The Texas Tower Sniper

BRAIN AREA: Temporal Lobe – Limbic System – Amygdala – Emotions

See Image 5

In the aftermath of a massacre by the Texas Tower Sniper, Charles Whitman, experts questioned how responsible he was for his actions. This dreadful event raised questions and concerns about how accountable someone is for a violent crime when they have a brain abnormality that may have contributed to their actions.

In 1966, American police killed Charles Whitman after he had murdered 16 people and shot 31 others. Whitman, a former US marine marksman and university student, had collected a small armoury of guns and taken over an observation deck at the top of a tower at the University of Texas in Austin, Texas.

In the years before this, Whitman had sought help for his worsening psychological state. The formerly intelligent student was failing his studies, gambling compulsively and experiencing violent emotional feelings. On 1 August 1966 Whitman started writing a note explaining his forthcoming actions, including a request that an autopsy be conducted on his brain 'to see if there is any visible physical disorder'. Then, after murdering his mother and his wife, he completed the note and went to purchase weapons and ammunition before heading to the University of Texas tower.

An autopsy conducted by neuropathologist Dr Chenar the day after the killings revealed a small tumour composed of glial cells located between the red nucleus at the top of the brainstem, and the underside of the thalamus (see Image 2). It would subsequently become generally accepted that the tumour was pressing on Whitman's amygdala. The amygdala is involved in emotion and has also been implicated in psychopathy and many have concluded Whitman's actions were due to abnormal stimulation of his amygdala.

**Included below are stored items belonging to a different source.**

@@ -403,7 +426,21 @@
     if (!shadow) p.L += p.att * mk3(0.0f);
   }
   p.att = newAtt;
-  return shadow ? WF_SHADOW : WF_CONTINUE;
-}
-
-}
+  if (pool && !shadow && depth1 > 1u && maxComponent(p.att) < 1.0f) {
+    const float q = stdmax(0.0f, 1.0f - maxComponent(p.att));
+    if (get1D(p.smp, rc.sampler) < q) return WF_TERMINATED_RR;
+    p.att /= 1.0f - q;
+    nx.toNext = depth1 < rc.maxDepth;
+    return nx.toNext ? WF_CONTINUE : WF_TERMINATED_RR;
+  }
+  if (rrDrawn) {
+    p.smp.dim++;
+    if (shadow) { p.flags |= WF_RR_PENDING; if (rrDies) p.flags |= WF_FINAL; }
+    else if (!rrDies) { const float q = stdmax(0.0f, 1.0f - maxComponent(p.att)); p.att /= 1.0f - q; }
+  }
+  nx.toNext = goesOn && !(pool && shadow && depth1 > 1u);
+  if (shadow) return WF_SHADOW;
+  return goesOn ? WF_CONTINUE : WF_TERMINATED_RR;
+}
+
+}
diff --git a/yart_amd/csrc/wavefront_kernels.inc b/yart_amd/csrc/wavefront_kernels.inc
--- a/yart_amd/csrc/wavefront_kernels.inc
+++ b/yart_amd/csrc/wavefront_kernels.inc
@@ -13,22 +13,14 @@
 #define YART_WF_MAX_PATHS_LOG2 30
 #endif
 constexpr uint32_t kWfMaxPaths = 1u << YART_WF_MAX_PATHS_LOG2;
-
-struct WfDyn {
-  WfState st;
-  uint32_t* slotMap;
-  uint32_t extent;
-  uint32_t inTail;
-};
+static_assert(2ull * kWfMaxPaths - (kWfMaxPaths >> kMaxRegions) + 64ull * (kMaxRegions + 1u) < (1ull << 31), "arena of kWfMaxPaths paths");
+
 struct WfArgs {
   SceneDev sc;
   CameraDev cam;
   RenderConst rc;
-  WfDyn* dyn;
   uint32_t* slotMap;
-  WfState tail[2];
-  uint32_t* tailMap[2];
-  uint32_t tailCap[2];
+  uint32_t migOff, migCap, migRegion, padM;
   WfState st;
   uint32_t* qA;
   uint32_t* qB;
@@ -53,11 +45,11 @@
   WC_RESUME = 8,
   WC_STARTED = 9,
   WC_DUMMY = 10,
-  WC_COUNT = 11
+  WC_REGION = 11,
+  WC_COUNT = WC_REGION + kMaxRegions
 };
 
 #define WF_EMPTY_BLOCK(count, per) do { if (uint64_t(blockIdx.x) * uint64_t(per) >= uint64_t(count)) return; } while (0)
-#define WF_DYN(a) do { if ((a).dyn) { (a).st = (a).dyn->st; (a).slotMap = (a).dyn->slotMap; } } while (0)
 
 __device__ __forceinline__ void wfPush(uint32_t* q, uint32_t* counter, bool pred, uint32_t slot) {
   const unsigned long long m = __ballot(pred);
@@ -144,6 +136,37 @@
     uint32_t d = dummies;
     for (int o = 32; o > 0; o >>= 1) d += __shfl_down(d, o);
     if (lane == 0 && d) atomicAdd(&counters[WC_DUMMY], d);
+  }
+};
+constexpr uint32_t kMigrateWaves = 16;
+struct WfMigrateLds { uint32_t cur[kMigrateWaves], end[kMigrateWaves]; };
+struct WfMigrate {
+  uint32_t* cur; uint32_t* end;
+  uint32_t* counter;
+  uint32_t* map;
+  uint32_t base, cap, size;
+  __device__ __forceinline__ WfMigrate(WfMigrateLds& l, const WfArgs& a, uint32_t count, uint32_t nWaves)
+      : cur(&l.cur[threadIdx.x >> 6]), end(&l.end[threadIdx.x >> 6]), counter(&a.counters[WC_REGION + a.migRegion]), map(a.slotMap),
+        base(a.migOff), cap(a.migCap), size(regionRange(count, nWaves)) {
+    if ((threadIdx.x & 63u) == 0) { *cur = 0; *end = 0; }
+  }
+  __device__ __forceinline__ uint32_t take(bool goesOn, uint32_t slot) {
+    if (cap == 0u) return slot;
+    const unsigned long long m = __ballot(goesOn);
+    if (m == 0) return slot;
+    const uint32_t lane = threadIdx.x & 63u, n = uint32_t(__popcll(m));
+    const int leader = __ffsll((long long) m) - 1;
+    RegionTake t{kRegionNone, 0u, 0u};
+    if (int(lane) == leader) {
+      RegionRange r{*(volatile uint32_t*) cur, *(volatile uint32_t*) end};
+      t = regionAsk(r, n, size, cap, [&](uint32_t add) {
+        return __hip_atomic_load(counter, __ATOMIC_RELAXED, __HIP_MEMORY_SCOPE_AGENT) < cap ? atomicAdd(counter, add) : kRegionNone;
+      });
+      *(volatile uint32_t*) cur = r.cur; *(volatile uint32_t*) end = r.end;
+    }
+    t.first = __shfl(t.first, leader); t.nFirst = __shfl(t.nFirst, leader); t.second = __shfl(t.second, leader);
+    if (!goesOn || t.first == kRegionNone) return slot;
+    return base + regionSlot(t, uint32_t(__popcll(m & ((1ull << lane) - 1ull))));
   }
 };
 constexpr uint32_t kRetryStageCap = 128;
@@ -206,14 +229,12 @@
 
 template <int MODE>
 __global__ void __launch_bounds__(kBlock, 6) k_wf_extend_fast(WfArgs a) {
-  WF_DYN(a);
   __shared__ uint64_t ldsStack[kWfLdsStackFast * kBlock];
   wfTraverseQueue<kWfLdsStackFast, false, true>(a, a.qA, a.counters[WC_ACTIVE], &a.counters[WC_CUR_EXTEND], ldsStack,
       [&](const TravStack& stk, uint32_t slot, WfTally& tally) { return !wfExtendFast<MODE>(a.sc, stk, a.st, slot, tally); });
 }
 template <bool RETRY>
 __global__ void __launch_bounds__(kBlock, 4) k_wf_extend(WfArgs a) {
-  WF_DYN(a);
   __shared__ uint64_t ldsStack[kWfLdsStack * kBlock];
   wfTraverseQueue<kWfLdsStack, true, false>(a, RETRY ? a.qR : a.qA, a.counters[RETRY ? WC_RETRY : WC_ACTIVE],
       &a.counters[RETRY ? WC_CUR_RETRY : WC_CUR_EXTEND], ldsStack,
@@ -221,7 +242,6 @@
 }
 template <int MODE>
 __global__ void __launch_bounds__(kBlock, 6) k_wf_shadow_fast(WfArgs a) {
-  WF_DYN(a);
   __shared__ uint64_t ldsStack[kWfLdsStackFast * kBlock];
   uint32_t rays = 0;
   wfTraverseQueue<kWfLdsStackFast, false, false>(a, a.qS, a.counters[WC_SHADOW], &a.counters[WC_CUR_SHADOW], ldsStack,
@@ -230,7 +250,6 @@
 }
 template <bool RETRY>
 __global__ void __launch_bounds__(kBlock, 4) k_wf_shadow(WfArgs a) {
-  WF_DYN(a);
   __shared__ uint64_t ldsStack[kWfLdsStack * kBlock];
   uint32_t rays = 0;
   __shared__ WfRepairLds repairLds;
@@ -247,7 +266,6 @@
 template <int MODE, int NODES>
 __global__ void __launch_bounds__(kBlock, leanWaves(MODE)) k_wf_extend_lean(WfArgs a) {
   WF_EMPTY_BLOCK(a.counters[WC_ACTIVE], kBlock);
-  WF_DYN(a);
   __shared__ uint64_t ldsStack[kWfLdsStackFast * kBlock];
   __shared__ uint32_t stageRetry[kBlock / 64][kRetryStageCap];
   const uint32_t gtid = blockIdx.x * blockDim.x + threadIdx.x;
@@ -281,7 +299,6 @@
 template <int MODE, int NODES>
 __global__ void __launch_bounds__(kBlock, leanWaves(MODE)) k_wf_shadow_lean(WfArgs a) {
   WF_EMPTY_BLOCK(a.counters[WC_SHADOW], kBlock);
-  WF_DYN(a);
   __shared__ uint64_t ldsStack[kWfLdsStackFast * kBlock];
   __shared__ uint32_t stageRetry[kBlock / 64][kRetryStageCap];
   const uint32_t gtid = blockIdx.x * blockDim.x + threadIdx.x;
@@ -322,7 +339,6 @@
 template <int NODES>
 __global__ void __launch_bounds__(kBlock, YART_RETRY_WAVES) k_wf_extend_retry_lean(WfArgs a) {
   WF_EMPTY_BLOCK(a.counters[WC_RETRY], kBlock);
-  WF_DYN(a);
   __shared__ uint64_t ldsStack[kWfLdsStack * kBlock];
   const uint32_t gtid = blockIdx.x * blockDim.x + threadIdx.x;
   TravStack stk;
@@ -361,7 +377,6 @@
 template <int NODES>
 __global__ void __launch_bounds__(kBlock, YART_RETRY_WAVES) k_wf_shadow_retry_lean(WfArgs a) {
   WF_EMPTY_BLOCK(a.counters[WC_RETRY], kBlock);
-  WF_DYN(a);
   __shared__ uint64_t ldsStack[kWfLdsStack * kBlock];
   const uint32_t gtid = blockIdx.x * blockDim.x + threadIdx.x;
   TravStack stk;
@@ -408,13 +423,13 @@
 #define YART_SHADE_WAVES 3
 #endif
 constexpr int kShadeBlock = YART_SHADE_WAVES * 256;
+static_assert(kShadeBlock / 64 <= int(kMigrateWaves), "WfMigrateLds: one row per wave");
 constexpr uint32_t kShadeStageCap = 512;
 constexpr int kShadeBlocksPerCU = 1;
 constexpr uint32_t kShadeHashSlots = 264, kShadeMatSlots = 64, kShadeTexSlots = 128, kShadeLightSlots = 8, kShadeEnvSlots = 4, kShadeNodeSlots = 32;
 template <bool SORT, bool FIT, bool ENV1>
 __global__ void __launch_bounds__(kShadeBlock, kShadeBlocksPerCU) k_wf_shade(WfArgs a) {
   WF_EMPTY_BLOCK(a.counters[0], kShadeBlock * 4);
-  WF_DYN(a);
   if (ENV1) { __builtin_assume(a.sc.nArea == 0u); __builtin_assume(a.sc.nInfinite == 1u); __builtin_assume(a.sc.nLights == 1u); }
   const uint32_t lane = threadIdx.x & 63u;
   const unsigned long long laneLt = (1ull << lane) - 1ull;
@@ -428,6 +443,11 @@
   uint32_t* mySorted = sorted[threadIdx.x >> 6];
   const uint32_t waveId = (blockIdx.x * blockDim.x + threadIdx.x) >> 6, nWaves = (gridDim.x * blockDim.x) >> 6;
   uint32_t nSorted = 0;
+  __shared__ WfMigrateLds migLds;
+  WfMigrate mig(migLds, a, count, nWaves);
+#if defined(YART_COUNT_TRAVERSAL)
+  uint32_t nMoved = 0, nStayed = 0;
+#endif
   __shared__ uint64_t sHash[kShadeHashSlots];
   __shared__ uint32_t sSobol1[8 * 256];
   if (FIT || (a.rc.sampler.tab.hash != nullptr && a.rc.sampler.tab.dims + 3u <= kShadeHashSlots)) {
@@ -515,22 +535,25 @@
     uint32_t slot = 0;
     const bool valid = SORT ? (sub * 64u + lane < nSorted) : (k < count && a.qA[k] != kWfFreeSlot);
     if (valid) {
-      slot = SORT ? mySorted[sub * 64u + lane] : a.qA[k];
+      const uint32_t from = SORT ? mySorted[sub * 64u + lane] : a.qA[k];
       WfPath p;
-      WfShadeResult r = wfShade(a.sc, a.rc, sobol, a.st, slot, p, rays, tally);
+      WfNext nx;
+      WfShadeResult r = wfShade(a.sc, a.rc, sobol, a.st, from, p, rays, tally, a.poolSlots != 0u, mig, nx);
+      slot = nx.w;
+      toNext = nx.toNext;
+      if (nx.moved) a.slotMap[slot] = nx.mapWord;
       if (r == WF_SHADOW) {
         toShadow = true;
-        if (p.flags & WF_FINAL) toNext = false;
-        else if ((p.flags & WF_DEPTH_MASK) <= 1u) toNext = true;
-        else toNext = !a.poolSlots && wfRouletteTentative(a.rc, p);
         wfStoreThr(a.st, slot, p);
-      } else if (r == WF_CONTINUE && wfRoulette(a.rc, p)) {
+      } else if (r == WF_CONTINUE) {
         wfStoreThr(a.st, slot, p);
-        toNext = true;
       } else if (r != WF_SKIPPED) {
         const uint32_t segs = (p.flags & WF_DEPTH_MASK) + (r == WF_TERMINATED ? 1u : 0u);
         wfRetire(a.L, a.slotMap, p.slot, mk4(p.L.x, p.L.y, p.L.z, asF(segs + ((p.flags & WF_NEE_MASK) >> WF_NEE_SHIFT))), a.poolSlots != 0u);
       }
+#if defined(YART_COUNT_TRAVERSAL)
+      if (nx.moved) nMoved++; else if (toNext && a.migCap != 0u) nStayed++;
+#endif
     }
     if (!a.poolSlots) sNext.push(a.qB, &a.counters[1], toNext, slot);
     sShadow.push(a.qS, &a.counters[2], toShadow, slot);
@@ -545,5 +568,7 @@
   wfFlushTally(a.stats, tally);
 #if defined(YART_COUNT_TRAVERSAL)
   wfAddStat(a.stats + 28, rays);
-#endif
-}
+  wfAddStat(a.stats + 12, nMoved);
+  wfAddStat(a.stats + 13, nStayed);
+#endif
+}
diff --git a/yart_amd/csrc/yart_hip.hip b/yart_amd/csrc/yart_hip.hip
--- a/yart_amd/csrc/yart_hip.hip
+++ b/yart_amd/csrc/yart_hip.hip
@@ -265,9 +265,7 @@
   std::vector<unsigned long long> tileRaysHost;
   DevBuf<uint64_t> spill; DevBuf<float> hdr; DevBuf<uint32_t> probeIn; DevBuf<float> probeOut;
   DevBuf<f4> wf[9];
-  DevBuf<f4> wfTail[1][9];
-  DevBuf<uint32_t> wfTailMap[2];
-  DevBuf<WfDyn> wfDyn;
+  DevBuf<uint32_t> wfMap;
   DevBuf<unsigned long long> pathsLog;
   DevBuf<f4> aovAcc[3], aovRec; DevBuf<uint32_t> aovRays; DevBuf<int32_t> aovIds; DevBuf<uint32_t> aovOut;
   DevBuf<MomentState> momState; DevBuf<uint32_t> momOut;
@@ -479,6 +477,7 @@
   size_t aovStride;
   size_t slots;
   uint32_t poolSlots, resumeCap;
+  uint32_t regions, regionCapDiv;
 };
 
 struct BatchBudget { uint64_t maxPaths, poolFit; };
@@ -493,12 +492,11 @@
     if (const char* e = std::getenv("YART_FAKE_FREE_MB")) freeB = size_t(std::max<long long>(1, std::atoll(e))) << 20;
     uint64_t held = uint64_t(s.L.n) * 16 + (uint64_t(s.qA.n) + s.qB.n + s.qS.n + s.qR.n) * 4 + uint64_t(s.resumeRec.n) * 16;
     for (auto& b : s.wf) held += uint64_t(b.n) * 16;
-    for (auto& t : s.wfTail) for (auto& b : t) held += uint64_t(b.n) * 16;
-    held += (uint64_t(s.wfTailMap[0].n) + s.wfTailMap[1].n) * 4;
+    held += uint64_t(s.wfMap.n) * 4;
     held += uint64_t(s.smpEntries.n) * 8;
     held += uint64_t(s.aovRec.n) * 16;
     if (std::getenv("YART_FAKE_FREE_MB")) held = 0;
-    const uint64_t perPath = (pl.compact ? 251 : 176) + ((p.flags & YART_FLAG_NO_RESUME) ? 0 : (kResumeWords * 16 + 7) / 8);
+    const uint64_t perPath = (pl.compact ? 32 + regionBytesPerPath(pl.regions) : 176) + ((p.flags & YART_FLAG_NO_RESUME) ? 0 : (kResumeWords * 16 + 7) / 8);
     const uint64_t dimsEst = std::min<uint32_t>(256u, (4u + 8u * p.max_depth + 16u + 7u) & ~7u);
     const uint64_t fixedB = uint64_t(nPix) * dimsEst * 8 + uint64_t(pl.gridMax) * kBlock * (kResumeWords * 16 + uint64_t(spillDepthFor(s.host, true)) * 8) +
                             (pl.mom ? uint64_t(nPix) * sizeof(MomentState) : 0u);
@@ -571,6 +569,12 @@
   pl.waveCap = std::max(std::min(p.first_wave_samples, p.samples), maxWave);
   pl.pool = !pl.mega && (p.flags & YART_FLAG_PATH_POOL) != 0;
   pl.compact = !pl.mega && !pl.pool && !(p.flags & YART_FLAG_NO_COMPACTION);
+  pl.regions = pl.compact ? YART_REGIONS : 0u;
+  pl.regionCapDiv = 1u;
+  if (pl.compact) {
+    if (const char* e = std::getenv("YART_REGION_COUNT")) pl.regions = uint32_t(std::min<long long>(kMaxRegions, std::max<long long>(1, std::atoll(e))));
+    if (const char* e = std::getenv("YART_REGION_CAP_DIV")) pl.regionCapDiv = uint32_t(std::min<long long>(1 << 20, std::max<long long>(1, std::atoll(e))));
+  }
   const BatchBudget fit = batchBudget(s, pl);
   pl.chunk = uint32_t(std::min<uint64_t>(pl.nPix ? pl.nPix : 1, std::max<uint64_t>(fit.maxPaths / pl.waveCap, 1)));
   if (pl.nPix > pl.chunk) {
@@ -615,13 +619,14 @@
     s.poolMap.ensure(pl.slots);
     if (!s.poolHost) HIP_CHECK(hipHostMalloc(reinterpret_cast<void**>(&s.poolHost), kPoolLag * WC_COUNT * sizeof(uint32_t)));
   }
-  for (auto& b : s.wf) b.ensure(pl.slots);
+  size_t arena = pl.slots;
   if (pl.compact) {
-    for (auto& b : s.wfTail[0]) b.ensure(pl.slots / 2 + 64);
-    s.wfTailMap[0].ensure(pl.slots / 2 + 64);
-    s.wfTailMap[1].ensure(pl.slots / 4 + 64);
-    s.wfDyn.ensure(1);
-  }
+    const RegionPlan rp = makeRegionPlan(uint32_t(pl.slots), pl.regions, pl.regionCapDiv);
+    if (!regionPlanFits(rp)) throw HipError("path-state arena: a queue word cannot index it (2^31 slots and more)");
+    arena = size_t(rp.end);
+    s.wfMap.ensure(arena);
+  }
+  for (auto& b : s.wf) b.ensure(arena);
   s.qA.ensure(pl.slots); s.qB.ensure(pl.slots); s.qS.ensure(pl.slots); s.qR.ensure(pl.slots); s.wfCounters.ensure(WC_COUNT);
   if (pl.resumeCap) s.resumeRec.ensure(size_t(pl.resumeCap) * kResumeWords);
 }
@@ -783,17 +788,10 @@
   AovArgs av = aovArgs(s, pl, b);
   WfArgs a = wfArgs(s, pl, b);
   const uint32_t maxDepth = pl.rc.maxDepth;
+  RegionPlan rp{};
   if (pl.compact) {
-    for (int k = 0; k < 2; k++) {
-      f4** f = &a.tail[k].ray0;
-      for (int j = 0; j < 9; j++) f[j] = k == 0 ? s.wfTail[0][j].p : s.wf[j].p;
-      a.tailMap[k] = s.wfTailMap[k].p;
-      a.tailCap[k] = a.nPaths / (k == 0 ? 2u : 4u);
-    }
-    WfDyn d0{};
-    d0.st = a.st; d0.slotMap = nullptr; d0.extent = a.nPaths; d0.inTail = 0;
-    HIP_CHECK(hipMemcpyAsync(s.wfDyn.p, &d0, sizeof(d0), hipMemcpyHostToDevice, stream));
-    a.dyn = s.wfDyn.p;
+    rp = makeRegionPlan(a.nPaths, pl.regions, pl.regionCapDiv);
+    a.slotMap = s.wfMap.p;
   }
   const uint32_t init[WC_COUNT] = {a.nPaths, 0, 0, 0, 0, 0, 0, 0, 0};
   HIP_CHECK(hipMemcpyAsync(s.wfCounters.p, init, sizeof(init), hipMemcpyHostToDevice, stream));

However, when considering the likelihood of Whitman's tumour pressing on his amygdala it is necessary to look at the relative positions of the amygdala, thalamus and red nucleus. The amygdala is located towards the front of the temporal lobe (see Image 5), some distance from the thalamus and the top of the brainstem (see Image 2). It is notable that Whitman's tumour was not pressing on the frontal cortex, as this was specifically addressed by Dr Chenar in his conclusion that the tumour had not affected Whitman's thoughts and actions.

It is also necessary to address the issue of attributing a complex series of events to a single brain abnormality, especially as in this particular case there were a number of issues causing Whitman a great deal of stress. Most notably his parents had recently separated and Whitman harboured strong feelings of resentment towards his domineering father. Some people have alleged Whitman committed the murders as a way of getting back at his father. However, we do not know the contents of a letter sent by Whitman to his father which was purported to include information about Whitman's motives. Furthermore, a commission tasked with examining the shootings may have been unwittingly biased (confirmation bias) in that they were looking for a physical or organic basis for Charles Whitman's killing spree.

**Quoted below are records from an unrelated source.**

@@ -47,9 +46,11 @@
   }
   packed[e] = v;
 }
-
-__global__ void mlp_pack_split_kernel(PackArgs a, SplitPlan sp, float* __restrict__ packed, int f16) {
-  const int w = blockIdx.x * blockDim.x + threadIdx.x;
+__global__ void mlp_pack_kernel(PackArgs a, float* __restrict__ packed) {
+  pack_float(a, blockIdx.x * blockDim.x + threadIdx.x, packed);
+}
+
+__device__ __forceinline__ void pack_split_word(const PackArgs& a, const SplitPlan& sp, int w, float* __restrict__ packed, int f16) {
   const MlpPlan& p = a.plan;
   if (w >= sp.total_rec * 4) return;
   uint32_t* dst = reinterpret_cast<uint32_t*>(packed + sp.base);
@@ -95,6 +96,13 @@
     out |= pc[piece] << (16 * e);
   }
   dst[w] = out;
+}
+__global__ void mlp_pack_split_kernel(PackArgs a, SplitPlan sp, float* __restrict__ packed, int f16) {
+  pack_split_word(a, sp, blockIdx.x * blockDim.x + threadIdx.x, packed, f16);
+}
+__global__ void mlp_pack_both_kernel(PackArgs a, SplitPlan sp, int blocks_f32, float* __restrict__ packed, int f16) {
+  if ((int)blockIdx.x < blocks_f32) pack_float(a, blockIdx.x * blockDim.x + threadIdx.x, packed);
+  else pack_split_word(a, sp, (blockIdx.x - blocks_f32) * blockDim.x + threadIdx.x, packed, f16);
 }
 
 template <int T1, int T2, int T3>
@@ -521,11 +529,19 @@
     a.W[l] = l < n_layers ? weights[l] : nullptr;
     a.b[l] = l < n_layers ? biases[l] : nullptr;
   }
+  SplitPlan sp;
+  make_split_plan(a.plan, sp);
+  static const bool two_launches = [] { const char* v = getenv("PSDF_MLP_PACK_TWO_LAUNCHES"); return v && v[0] == '1'; }();
+  if (sp.ok && !two_launches) {
+    const unsigned blocks_f32 = psdf_blocks(a.plan.total, 256);
+    hipLaunchKernelGGL(mlp_pack_both_kernel, dim3(blocks_f32 + psdf_blocks(sp.total_rec * 4, 256)), dim3(256), 0,
+                       (hipStream_t)stream, a, sp, (int)blocks_f32, packed, f16);
+    PSDF_LAUNCH_CHECK();
+    return PSDF_OK;
+  }
   hipLaunchKernelGGL(mlp_pack_kernel, dim3(psdf_blocks(a.plan.total, 256)), dim3(256), 0, (hipStream_t)stream, a,
                      packed);
   PSDF_LAUNCH_CHECK();
-  SplitPlan sp;
-  make_split_plan(a.plan, sp);
   if (sp.ok) {
     hipLaunchKernelGGL(mlp_pack_split_kernel, dim3(psdf_blocks(sp.total_rec * 4, 256)), dim3(256), 0,
                        (hipStream_t)stream, a, sp, packed, f16);
diff --git a/permuto_sdf_amd/csrc/mlp_bwd.hip b/permuto_sdf_amd/csrc/mlp_bwd.hip
--- a/permuto_sdf_amd/csrc/mlp_bwd.hip
+++ b/permuto_sdf_amd/csrc/mlp_bwd.hip
@@ -1166,6 +1166,22 @@
 }
 }
 
+namespace psdf {
+int mlp_backward_split_f16_dymax(int n_layers, const int* dims, int64_t N, const float* X, const float* const* weights,
+                                 const float* const* biases, const float* dY, float* dX, float* const* dW, float* const* db,
+                                 const uint32_t* dy_max, int n_max, int zero_grads, void* stream);
+}
+namespace {
+struct ZeroArgs {
+  float* p[2 * MAXL];
+  int n[2 * MAXL];
+};
+__global__ void mlp_zero_grads_kernel(ZeroArgs z) {
+  const int i = blockIdx.x * blockDim.x + threadIdx.x;
+  if (i < z.n[blockIdx.y]) z.p[blockIdx.y][i] = 0.f;
+}
+}
+
 #ifdef PSDF_BWD_TIMING
 extern "C" int psdf_debug_bwd_timing(unsigned long long* out) {
   return (int)hipMemcpyFromSymbol(out, HIP_SYMBOL(g_bwd_t), sizeof(unsigned long long) * 8);
@@ -1249,6 +1265,42 @@
   psdf::g_last_path[psdf::PATH_MLP_BWD] = 3;
   if (dW) return psdf_mlp_backward_wide(n_layers, dims, N, X, weights, biases, dY, dX, dW, db, stream);
   return PSDF_ERR_UNSUPPORTED;
+}
+
+int psdf_mlp_backward_dymax(int n_layers, const int* dims, int64_t N, const float* X, const float* const* weights,
+                            const float* const* biases, const float* dY, float* dX, float* const* dW, float* const* db,
+                            const uint32_t* dy_max, int n_max, int zero_grads, void* stream) {
+  if ((dy_max != nullptr) != (n_max > 0) || n_max < 0) return PSDF_ERR_ARG;
+  Plan16 p;
+  const int rc = make_plan16(n_layers, dims, p);
+  if (rc != PSDF_OK) return rc;
+  if (N < 0 || !X || !weights || !biases || ((dW == nullptr) != (db == nullptr)) || (!dY && dW)) return PSDF_ERR_ARG;
+  const char* v = getenv("PSDF_MLP_BWD_SPLIT");
+  const int which = !v ? PSDF_MLP_BWD_SPLIT_DEFAULT : (v[0] == '0' ? 0 : (v[0] == 'f' ? 2 : 1));
+  if (which == 2 && dW && N > 0) {
+    const int r = psdf::mlp_backward_split_f16_dymax(n_layers, dims, N, X, weights, biases, dY, dX, dW, db, dy_max, n_max,
+                                                     zero_grads, stream);
+    if (r != PSDF_ERR_UNSUPPORTED) {
+      psdf::g_last_path[psdf::PATH_MLP_BWD] = 4;
+      return r;
+    }
+  }
+  if (zero_grads && dW) {
+    ZeroArgs z;
+    int most = 0;
+    for (int l = 0; l < MAXL; l++) {
+      const bool on = l < n_layers;
+      if (on && (!dW[l] || !db[l])) return PSDF_ERR_ARG;
+      z.p[l] = on ? dW[l] : nullptr;
+      z.p[MAXL + l] = on ? db[l] : nullptr;
+      z.n[l] = on ? dims[l + 1] * dims[l] : 0;
+      z.n[MAXL + l] = on ? dims[l + 1] : 0;
+      most = z.n[l] > most ? z.n[l] : most;
+    }
+    hipLaunchKernelGGL(mlp_zero_grads_kernel, dim3(psdf_blocks(most, 256), 2 * MAXL), dim3(256), 0, (hipStream_t)stream, z);
+    PSDF_LAUNCH_CHECK();
+  }
+  return psdf_mlp_backward(n_layers, dims, N, X, weights, biases, dY, dX, dW, db, stream);
 }
 
 int psdf_last_path(int family) {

References & further reading

Blair, J. (2003). Neurobiological basis of psychopathy. British Journal of Psychiatry, 182(1), 5–7.

Boccardi, M., Frisoni, G. B., Hare, R. D., Cavedo, E., Najt, P., Pievani, M., Rasser, P. E., Laakso, M. P., Aronen, H. J., Repo-Tiihonen, E., Vaurio, O., Thompson, P. M., & Tiihonen, J. (2011). Cortex and amygdala morphology in psychopathy. Psychiatry Research: Neuroimaging, 193(2), 85–92.

Eagleman, D. (2015). The brain: The story of you. Canongate.

Lavergne, G. M. (1997). A sniper in the tower: The Charles Whitman murders. University of North Texas Press.